DNS as Facilitator – A Naïve Resolver for Malware

Hackers are resourceful. They know that helpful DNS will always work to naively return an IP address when queried. DNS exists to connect clients to backend services by acting as the internet’s phone book.

This blog is the second in a four-part series, 3 Personas of DNS in Cyber Security

Hackers are resourceful. They know that helpful DNS will always work to naively return an IP address when queried. DNS exists to connect clients to backend services by acting as the internet’s phone book. If you’re in the business of spreading malware, DNS may be your best tool.

In fact, the more inventive cyber hackers leverage DNS in different ways for specific kinds of breaches, like planting ransomware, launching botnet command and control offensives or setting the bait for phishing scams. All use DNS as a naïve resolver, just doing its job.

In a DNS query, applications may return one or many IP addresses. This is common for cloud-scale applications distributed globally, or may simply offer alternate IP addresses based on the health or availability of the specific service.

So how do you know if an IP address represents a potential threat?

When DNS resolves a network query, it taps into additional intelligence about the IP address itself, the domain, and the returned answer of the application or service, all shedding light on the level of trust or risk associated with the domain.

This intel, extracted from three sources, plays an important role in identifying potential cyber threats:

  1. What is being asked?
  2. Who is being asked?
  3. What is the Answer?

Let’s have a closer look at the information.

1. What is being asked?

When DNS looks up a domain, it locates the address of the backend of the service. The domain itself contains useful information that informs whether it is a trusted address. Details such as the length of the domain, number of unique characters, the name of the domain itself, all provide helpful clues that inform levels of risk.

2. Who is being asked?

DNS relies on registrars to make domains publicly available – and there is a great deal of information that can be leveraged from the registration to help identify a threat or compromise. The most obvious is whether the domain is known. If a domain exists on a blacklist, for example, it’s easy to know to block that request.

Another consideration: Is the registrar itself a trusted organization? Many have great reputations, while others seem to exist to facilitate malicious cyber behavior. Based on these clues, a reasonable threat assessment can be made.

Information collected at the time of registration also provides risk insight:

  • Is the domain registered to an individual or a corporation?
  • Is it registered anonymously?
  • What is the physical address associated with the registrant?
  • What is the address of the DNS server?

3. What is the answer?

What is the IP address that is returned? There is important threat assessment data to glean here. In the query answer, we may identify whether that IP address is associated with other malware.
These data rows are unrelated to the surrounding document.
diff --git a/graph-hscn_amd/csrc/resident_kernels.h b/graph-hscn_amd/csrc/resident_kernels.h
--- a/graph-hscn_amd/csrc/resident_kernels.h
+++ b/graph-hscn_amd/csrc/resident_kernels.h
@@ -247,12 +247,51 @@
   }
 }
 
+template <int H>
+struct GcnOps {
+  float b[H / 16][H / 4], bia[H / 16];
+};
+struct GcnRow {
+  uint4 rec;
+  float w[ELL_D];
+};
+template <int H>
+__device__ __forceinline__ void gcn_stage_ops(GcnOps<H>& O, const float* Wt, const float* bias) {
+  constexpr int TD = H / 16, KS = H / 4;
+  const int lane = threadIdx.x & 63, li = lane & 15, lj = lane >> 4;
+#pragma unroll
+  for (int ct = 0; ct < TD; ++ct) {
+    O.bia[ct] = bias[ct * 16 + li];
+#pragma unroll
+    for (int s = 0; s < KS; ++s) O.b[ct][s] = Wt[(KS * lj + s) * H + ct * 16 + li];
+  }
+}
+template <bool RN>
+__device__ __forceinline__ void gcn_stage_row(GcnRow& R, const uint4* recs, const float* dinv, int i, int n) {
+  R.rec = make_uint4(0u, 0u, 0u, 0u);
+#pragma unroll
+  for (int u = 0; u < ELL_D; ++u) R.w[u] = 0.f;
+  if (i < n) {
+    R.rec = recs[i];
+    const float di = dinv[i];
+    const int c = (int)(R.rec.w >> 16);
+    const int jr[ELL_D] = {(int)(R.rec.x & 0xffffu), (int)(R.rec.x >> 16), (int)(R.rec.y & 0xffffu),
+                           (int)(R.rec.y >> 16), (int)(R.rec.z & 0xffffu), (int)(R.rec.z >> 16)};
+#pragma unroll
+    for (int u = 0; u < ELL_D; ++u) {
+      const float dj = dinv[jr[u]];
+      R.w[u] = u < c ? (RN ? mul_rn(dj, di) : dj * di) : 0.f;
+    }
+  }
+}
+
 template <int H, typename TS, bool E16 = false>
-__device__ void gcn_fused(const int* rowptr, const int* col, const float* dinv, const float* X, const float* Wt,
-                          const float* bias, float* Y, TS* __restrict__ gout, int n, const Grp& G,
-                          float* pool_part = nullptr, float* pos_part = nullptr) {
+__device__ __forceinline__ void gcn_body(const int* rowptr, const int* col, const float* dinv, const float* X,
+                                         const GcnOps<H>& O, const GcnRow* row0, float* Y, TS* __restrict__ gout, int n,
+                                         const Grp& G, float* pool_part = nullptr, float* pos_part = nullptr) {
   typedef float f32x4 __attribute__((ext_vector_type(4)));
   constexpr int TD = H / 16, KS = H / 4;
+  static_assert(ELL_D == 6, "a row record holds six neighbour ids");
   const int lane = threadIdx.x & 63, li = lane & 15, lj = lane >> 4;
   const int ntile = (n + 15) >> 4;
   if (G.w >= ntile) {
@@ -268,13 +307,8 @@
   float ps[TD], pc[TD];
 #pragma unroll
   for (int ct = 0; ct < TD; ++ct) { ps[ct] = 0.f; pc[ct] = 0.f; }
-  float b[TD][KS], bia[TD];
-#pragma unroll
-  for (int ct = 0; ct < TD; ++ct) {
-    bia[ct] = bias[ct * 16 + li];
-#pragma unroll
-    for (int s = 0; s < KS; ++s) b[ct][s] = Wt[(KS * lj + s) * H + ct * 16 + li];
-  }
+  const auto& b = O.b;
+  const auto& bia = O.bia;
   const float* xq = X + KS * lj;
   auto finish = [&](int rt_, const float (&z)[KS]) {
     const int r0 = rt_ * 16;
@@ -306,18 +340,21 @@
 #pragma unroll
     for (int s = 0; s < KS; ++s) z[s] = 0.f;
     if (E16) {
+      GcnRow R;
+      if (row0 && rt == G.w) R = *row0;
+      else gcn_stage_row<false>(R, reinterpret_cast<const uint4*>(rowptr), dinv, i, n);
       if (i < n) {
-        const uint4 rec = reinterpret_cast<const uint4*>(rowptr)[i];
-        const float di = dinv[i];
+        const uint4 rec = R.rec;
         const int c = (int)(rec.w >> 16);
         const int jr[8] = {(int)(rec.x & 0xffffu), (int)(rec.x >> 16), (int)(rec.y & 0xffffu), (int)(rec.y >> 16),
                            (int)(rec.z & 0xffffu), (int)(rec.z >> 16), (int)(rec.w & 0xffffu), (int)(rec.w & 0xffffu)};
+        const float wr[8] = {R.w[0], R.w[1], R.w[2], R.w[3], R.w[4], R.w[5], 0.f, 0.f};
 #pragma unroll
         for (int p = 0; p < 8; p += 4) {
           if (p < c) {
             float w[4];
 #pragma unroll
-            for (int u = 0; u < 4; ++u) w[u] = p + u < c ? dinv[jr[p + u]] * di : 0.f;
+            for (int u = 0; u < 4; ++u) w[u] = wr[p + u];
 #pragma unroll
             for (int q = 0; q < KS / 4; ++q) {
               float4 v[4];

Is the IP address of the domain changing often? Trusted services do have IP addresses that change, like Salesforce or Office 365, but they legitimately fluctuate because these applications are built to be highly scalable and distributed. Suspicions rise when IP addresses change too often.

To add more complexity, there is the fact that the DNS server itself has an IP address. If that moves, it is odd, and may be evidence of someone trying to keep the DNS server mobile to prevent it from being shut down or blocked.

The irony of DNS in malware

If a client is compromised, and the case is that malware is exfiltrating data, that data must go somewhere. That somewhere, in many cases, will be distributed locations around the world. Ironically, malware engineers need to make sure their backends are distributed to create resilience and scalability, and to avoid a single point of failure. The bad guys don’t want their servers to go down, either!

Many, many thousands of new domains are created every day. It is unclear what the backend service is or if it even exists in these new domains. The perfect time to do a risk assessment is at the time of that initial query.

What is being asked, who is asking, and what the actual answer is, all provide useful information for us to assess. If we don’t know definitively whether a query can be trusted, we have tools to understand whether it’s good or bad – and whether it should be blocked. Depending on the risk tolerance of an enterprise, that gauge can be set higher or lower.

Threat intelligence is critical for DNS security. What we know, we can block. Leveraging all information available during a query is vital to quickly assess whether a domain is good or bad – and that’s good security practice.